Published September 1, 2025 | Version 1.2

Dataset Open

Hell-Date. EGRAPSA Hellenistic Dated Papyri Dataset

1. University of Basel

Contributors

Others:

1. University of Basel

Introduction

The present dataset stems from research pursued within the SNSF funded Starting Grant EGRAPSA: Retracing the evolutions of handwritings in Graeco-Roman Egypt thanks to digital palaeography (SNSF grant n° 211682). The aim is to provide solid ground truth for palaeographic dating, and detection and recognition of characters of cursive handwritten ancient Greek.

It is composed of 194 images of 157 papyri that are precisely dated (within two years) from the Hellenistic period (3^rd to 1^st c. BCE, more precisely from -310 to -3). The chronological coverage is balanced around 50 papyri per century over the considered period (3^rd to 1^st c. BCE); only the earliest decades are not covered, and the decade 250s is overrepresented. Most documents come from Egypt, but there are a few outsiders from Near East. The dataset also includes the annotation to the character level of these images, every time the preservation of the original writing and the quality of the image allowed for an annotation. It is divided into two subsets, a training set comprising 176 images and a test set comprising 18 images, following the same division used in De Gregorio et al. 2024.

For each papyrus, the following identifiers are used:

TM numbers: unique identifiers of texts according to the Trismegistos database (https://www.trismegistos.org/about_how_to_cite.php)
Checklist identifiers: short abbreviations indicating the publication of the edition of the papyrus (https://papyri.info/docs/checklist)

Dataset structure

The Hell-Date.zip archive contains the following files:

data.csv gives access to the 194 images with, for each image, a standard name, the location, collection name, inventory number, link to access online the file, and license attached to the image.

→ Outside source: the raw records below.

template <int CIN, int TILES, int MODE>
__global__ __launch_bounds__(kBlock) void conv1x1_mfm_forward_kernel(const float *__restrict__ x,
                                                                     const float *__restrict__ weight,
                                                                     const float *__restrict__ bias,
                                                                     const float *__restrict__ bn_mean,
                                                                     const float *__restrict__ bn_invstd,
                                                                     float *__restrict__ y, uint8_t *__restrict__ sel,
                                                                     int C, int64_t P, int64_t PW) {
    extern __shared__ __attribute__((aligned(16))) float w_s[];
    constexpr int CP = TILES * 32, PITCH = CIN + 1;
    constexpr uint32_t SELB = TILES == 1 ? 2u : 4u;
    float *par_s = w_s + 2 * CP * PITCH;
    constexpr int kWLoads = 2 * CP * CIN / kBlock;
    constexpr int kWBatch = kWLoads % 8 == 0 ? 8 : 12;
    static_assert((2 * CP * CIN) % kBlock == 0 && kWLoads % kWBatch == 0, "weight staging batches");
#pragma unroll
    for (int j0 = 0; j0 < kWLoads; j0 += kWBatch) {
        float wv[kWBatch];
#pragma unroll
        for (int j = 0; j < kWBatch; ++j) {
            const int i = threadIdx.x + (j0 + j) * kBlock, row = i / CIN, ci = i - row * CIN;
            const int half = row / CP, c = row - half * CP;
            wv[j] = weight[(half * C + (c < C ? c : 0)) * CIN + ci];
        }
#pragma unroll
        for (int j = 0; j < kWBatch; ++j) {
            const int i = threadIdx.x + (j0 + j) * kBlock, row = i / CIN, ci = i - row * CIN;
            const int c = row % CP;
            w_s[row * PITCH + ci] = c < C ? wv[j] : 0.0f;
        }
    }
    for (int c = threadIdx.x; c < CP; c += kBlock) {
        const bool live = c < C;
        par_s[c] = (bias && live) ? bias[c] : 0.0f;
        par_s[CP + c] = (bias && live) ? bias[c + C] : 0.0f;
        par_s[2 * CP + c] = (bn_mean && live) ? bn_mean[c] : 0.0f;
        par_s[3 * CP + c] = (bn_mean && live) ? bn_invstd[c] : 1.0f;
    }
    __syncthreads();

    const int64_t n = blockIdx.y;
    const int wave = threadIdx.x >> 6, lane = threadIdx.x & 63, li = lane & 31, lk = lane >> 5;
    const int64_t wave_p0 = ((int64_t)blockIdx.x * 4 + wave) * 32;
    if (wave_p0 >= P) return;
    const int64_t p = wave_p0 + li;
    const bool valid = p < P;
    const uint32_t Pb = (uint32_t)P * 4u;
    const __amdgpu_buffer_rsrc_t xr =
        __builtin_amdgcn_make_buffer_rsrc(const_cast<float *>(x + n * CIN * P), 0, (int)(CIN * Pb), 0x00020000);
    const __amdgpu_buffer_rsrc_t yr = __builtin_amdgcn_make_buffer_rsrc(y + n * (int64_t)C * P, 0, (int)(C * Pb), 0x00020000);
    const __amdgpu_buffer_rsrc_t sr =
        __builtin_amdgcn_make_buffer_rsrc(sel + n * PW * (int64_t)(64u * SELB), 0, (int)((uint32_t)PW * 64u * SELB), 0x00020000);
    constexpr uint32_t kOut = 0x80000000u;
    const uint32_t pb = (uint32_t)p * 4u;
    const uint32_t x_off = valid ? (uint32_t)lk * Pb + pb : kOut;
    const uint32_t y_off = valid ? 4u * (uint32_t)lk * Pb + pb : kOut;
    const uint32_t s_off = valid ? (uint32_t)(2 * li + lk) * SELB : kOut;
    const uint32_t s_tile = (uint32_t)(wave_p0 >> 5) * 64u * SELB;
    uint32_t mask = 0;
    float xb[CIN / 2];
#pragma unroll
    for (int s = 0; s < CIN / 2; ++s)
        xb[s] = __builtin_bit_cast(float, __builtin_amdgcn_raw_buffer_load_b32(xr, x_off, (uint32_t)(2 * s) * Pb, 0));

    constexpr bool FULL = MODE != 0;
    constexpr int kPairTiles = MODE == 2 ? TILES - 1 : TILES;
#pragma unroll
    for (int t = 0; t < kPairTiles; ++t) {
        f32x16 acc_a = {0}, acc_b = {0};
        const float *wa = w_s + (t * 32 + li) * PITCH + lk;
        const float *wb = wa + CP * PITCH;
#pragma unroll
        for (int s = 0; s < CIN / 2; ++s) {
            acc_a = __builtin_amdgcn_mfma_f32_32x32x2f32(wa[2 * s], xb[s], acc_a, 0, 0, 0);
            acc_b = __builtin_amdgcn_mfma_f32_32x32x2f32(wb[2 * s], xb[s], acc_b, 0, 0, 0);
        }
#pragma unroll
        for (int r = 0; r < 16; ++r) {
// ... 20 lines not shown
#pragma unroll
        for (int r = 0; r < 8; ++r) {
            const int c_lo = t * 32 + (r & 3) + 8 * (r >> 2);
            const int c = c_lo + 4 * lk;
            const float va = acc[r] + par_s[c], vb = acc[r + 8] + par_s[CP + c];
            const bool tb = mfm_takes_b(va, vb);
            mask |= tb ? (1u << (16 * t + r)) : 0u;
            const float v = ((tb ? vb : va) - par_s[2 * CP + c]) * par_s[3 * CP + c];
            __builtin_amdgcn_raw_buffer_store_b32(__builtin_bit_cast(uint32_t, v), yr, y_off, (uint32_t)c_lo * Pb, 0);
        }
    }
    if constexpr (SELB == 2) __builtin_amdgcn_raw_buffer_store_b16((uint16_t)mask, sr, s_off, s_tile, 0);
    else __builtin_amdgcn_raw_buffer_store_b32(mask, sr, s_off, s_tile, 0);
}

template <int CIN, int MT, int STEPS>
__global__ __launch_bounds__(kBlock) void conv1x1_mfm_backward_kernel(const float *__restrict__ gy,
                                                                      const uint8_t *__restrict__ sel,
                                                                      const float *__restrict__ weight,
                                                                      const float *__restrict__ gscale,
                                                                      float *__restrict__ gx, int C, int64_t P,
                                                                      int64_t PW) {
    extern __shared__ __attribute__((aligned(16))) float w_s[];
    constexpr int CW = MT * 32, PITCH = CW + 1;
    float *gs_s = w_s + 2 * C * PITCH;
    if constexpr (STEPS > 0) {
        constexpr int kRows = 4 * STEPS, kWLoads = kRows * CW / kBlock, kWBatch = kWLoads % 8 == 0 ? 8 : 12;
        static_assert((kRows * CW) % kBlock == 0 && kWLoads % kWBatch == 0, "weight staging batches");
#pragma unroll
        for (int j0 = 0; j0 < kWLoads; j0 += kWBatch) {
            float wv[kWBatch];
#pragma unroll
            for (int j = 0; j < kWBatch; ++j) {
                const int i = threadIdx.x + (j0 + j) * kBlock, row = i / CW, ci = i - row * CW;
                wv[j] = weight[row * CIN + (ci < CIN ? ci : 0)];
            }
#pragma unroll
            for (int j = 0; j < kWBatch; ++j) {
                const int i = threadIdx.x + (j0 + j) * kBlock, row = i / CW, ci = i - row * CW;
                w_s[row * PITCH + ci] = ci < CIN ? wv[j] : 0.0f;
            }
        }
    } else {
        for (int i = threadIdx.x; i < 2 * C * CW; i += kBlock) {
            const int row = i / CW, ci = i - row * CW;
            w_s[row * PITCH + ci] = ci < CIN ? weight[(int64_t)row * CIN + ci] : 0.0f;
        }
    }
    for (int c = threadIdx.x; c < C; c += kBlock) gs_s[c] = gscale ? gscale[c] : 1.0f;
    __syncthreads();

    const int64_t n = blockIdx.y;
    const int wave = threadIdx.x >> 6, lane = threadIdx.x & 63, li = lane & 31, lk = lane >> 5;
    const int64_t p = (int64_t)blockIdx.x * kPixPerBlock + wave * 32 + li;
    const bool valid = p < P;
    if ((int64_t)blockIdx.x * kPixPerBlock + wave * 32 >= P) return;

    const uint32_t Pb = (uint32_t)P * 4u;
    const bool wide = C > 32;
    const uint32_t pairb = wide ? 8u : 4u;
    const __amdgpu_buffer_rsrc_t gr =
        __builtin_amdgcn_make_buffer_rsrc(const_cast<float *>(gy + n * (int64_t)C * P), 0, (int)(C * Pb), 0x00020000);
    const __amdgpu_buffer_rsrc_t sr = __builtin_amdgcn_make_buffer_rsrc(
        const_cast<uint8_t *>(sel + n * PW * (int64_t)(32u * pairb)), 0, (int)((uint32_t)PW * 32u * pairb), 0x00020000);
    const __amdgpu_buffer_rsrc_t xr = __builtin_amdgcn_make_buffer_rsrc(gx + n * CIN * P, 0, (int)(CIN * Pb), 0x00020000);
    constexpr uint32_t kOut = 0x80000000u;
    const uint32_t pb = (uint32_t)p * 4u;
    const uint32_t g_off = valid ? (uint32_t)lk * Pb + pb : kOut;
    const uint32_t x_off = valid ? 4u * (uint32_t)lk * Pb + pb : kOut;
    const uint32_t s_off = valid ? (uint32_t)li * pairb : kOut;
    const uint32_t s_tile = (uint32_t)(((int64_t)blockIdx.x * kPixPerBlock + wave * 32) >> 5) * 32u * pairb;
    uint32_t m[2];
    if (wide) {
        m[0] = __builtin_amdgcn_raw_buffer_load_b32(sr, s_off, s_tile, 0) >> lk;
        m[1] = __builtin_amdgcn_raw_buffer_load_b32(sr, s_off + (valid ? 4u : 0u), s_tile, 0) >> lk;
    } else {
        const uint32_t both = __builtin_amdgcn_raw_buffer_load_b32(sr, s_off, s_tile, 0);
        m[0] = (both & 0xffffu) >> lk;
        m[1] = (both >> 16) >> lk;
    }
    f32x16 acc[MT];
#pragma unroll
    for (int m = 0; m < MT; ++m) acc[m] = (f32x16){0};
    if constexpr (STEPS > 0) {
        float g[STEPS];
#pragma unroll
        for (int s = 0; s < STEPS; ++s)
            g[s] = __builtin_bit_cast(float, __builtin_amdgcn_raw_buffer_load_b32(gr, g_off, (uint32_t)(2 * s) * Pb, 0));
#pragma unroll
        for (int s = 0; s < STEPS; ++s) {
            const int c = 2 * s + lk;
            const float gs = g[s] * gs_s[c];
            const bool tb = (m[sel_half(s)] >> sel_bit(s)) & 1u;
            const float ga = tb ? 0.0f : gs, gb = tb ? gs : 0.0f;
            const float *wa = w_s + c * PITCH + li;
            const float *wb = wa + C * PITCH;
#pragma unroll
            for (int m = 0; m < MT; ++m) {
                acc[m] = __builtin_amdgcn_mfma_f32_32x32x2f32(wa[32 * m], ga, acc[m], 0, 0, 0);
                acc[m] = __builtin_amdgcn_mfma_f32_32x32x2f32(wb[32 * m], gb, acc[m], 0, 0, 0);
            }
        }
    } else {
    const int steps = (C + 1) >> 1;
    for (int s = 0; s < steps; ++s) {
        const int c = 2 * s + lk;
        const bool live = c < C;
        const float g = live ? __builtin_bit_cast(float, __builtin_amdgcn_raw_buffer_load_b32(gr, g_off, (uint32_t)(2 * s) * Pb, 0)) *
                                   gs_s[c]
                             : 0.0f;
        const bool tb = live && ((m[sel_half(s)] >> sel_bit(s)) & 1u);
        const float ga = tb ? 0.0f : g, gb = tb ? g : 0.0f;
        const float *wa = w_s + (live ? c : 0) * PITCH + li;
        const float *wb = w_s + ((live ? c : 0) + C) * PITCH + li;
#pragma unroll
        for (int m = 0; m < MT; ++m) {
            acc[m] = __builtin_amdgcn_mfma_f32_32x32x2f32(live ? wa[32 * m] : 0.0f, ga, acc[m], 0, 0, 0);
            acc[m] = __builtin_amdgcn_mfma_f32_32x32x2f32(live ? wb[32 * m] : 0.0f, gb, acc[m], 0, 0, 0);
// ... 8 lines not shown
            static_assert(CIN % 8 == 0, "row pairs (ci, ci + 4) must be live or dead together");
            const float gv = acc[m][r];
            if (ci_lo < CIN)
                __builtin_amdgcn_raw_buffer_store_b32(__float_as_uint(gv), xr, x_off, (uint32_t)ci_lo * Pb, 0);
        }
    }
}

Names are standardised across the csv file as TMnumber_checklistAbbreviation. Some papyri are in more than one image, in that case the name contains additional information to distinguish the various images (e.g., two fragments of the same papyrus preserved in different collections, or the recto and verso of the same papyrus);
A python script is joint with the csv file to automatize the download process.

downloader.py allows to download automatically all the images of the dataset taking each of them from the original archive.
How_to_download_the_dataset.pdf briefly describes the simple procedure to download the images using the downloader.py script.
requirements.txt lists the requirements for the python environment to run the script correctly; it is needed to run downloader.py.
metadata.csv contains metadata for each image. Each column of the file represents the following metadata:

image_name: name of the file for the image of the papyrus;
checklist: checklist identifier of the papyrus (usual way to refer to the papyrus in papyrology);
TM: TM number as unique identifier of the text; as one text can have multiple images, images can share their TM number;
Year post quem: i.e. the year before which the papyrus cannot have been written;
Year ante quem: i.e. the year after which the papyrus cannot have been written;
Production Nome (supposed): the geographical region where the papyrus was written;
Function: the type of document (e.g. a contract, or a letter. This item could be a comma separated list);
Subset: the subset to which the image belongs, i.e. the training set or the test set;
Annotated: indicates whether the image is at least partially annotated at the character level.

annotations_training.json and annotations_test.json contain the annotation of the images in the coco-json standard for the training and the test sets. Each annotation identifies one character on an image. The file is structured as such:
- Bbox identifying the surface of the image where the character appears;
- Category_id identifying the category to which the character belongs;
- Unique id of the annotation;
- Image_id identifying the image to which the character belongs through its numerical id;
- BaseType tag, identifying the preservation status of the character:
- Zone, identifying the type of writing area in which the letter appears:
- Rotation, indicating the rotation of the cliplet compared to the original image.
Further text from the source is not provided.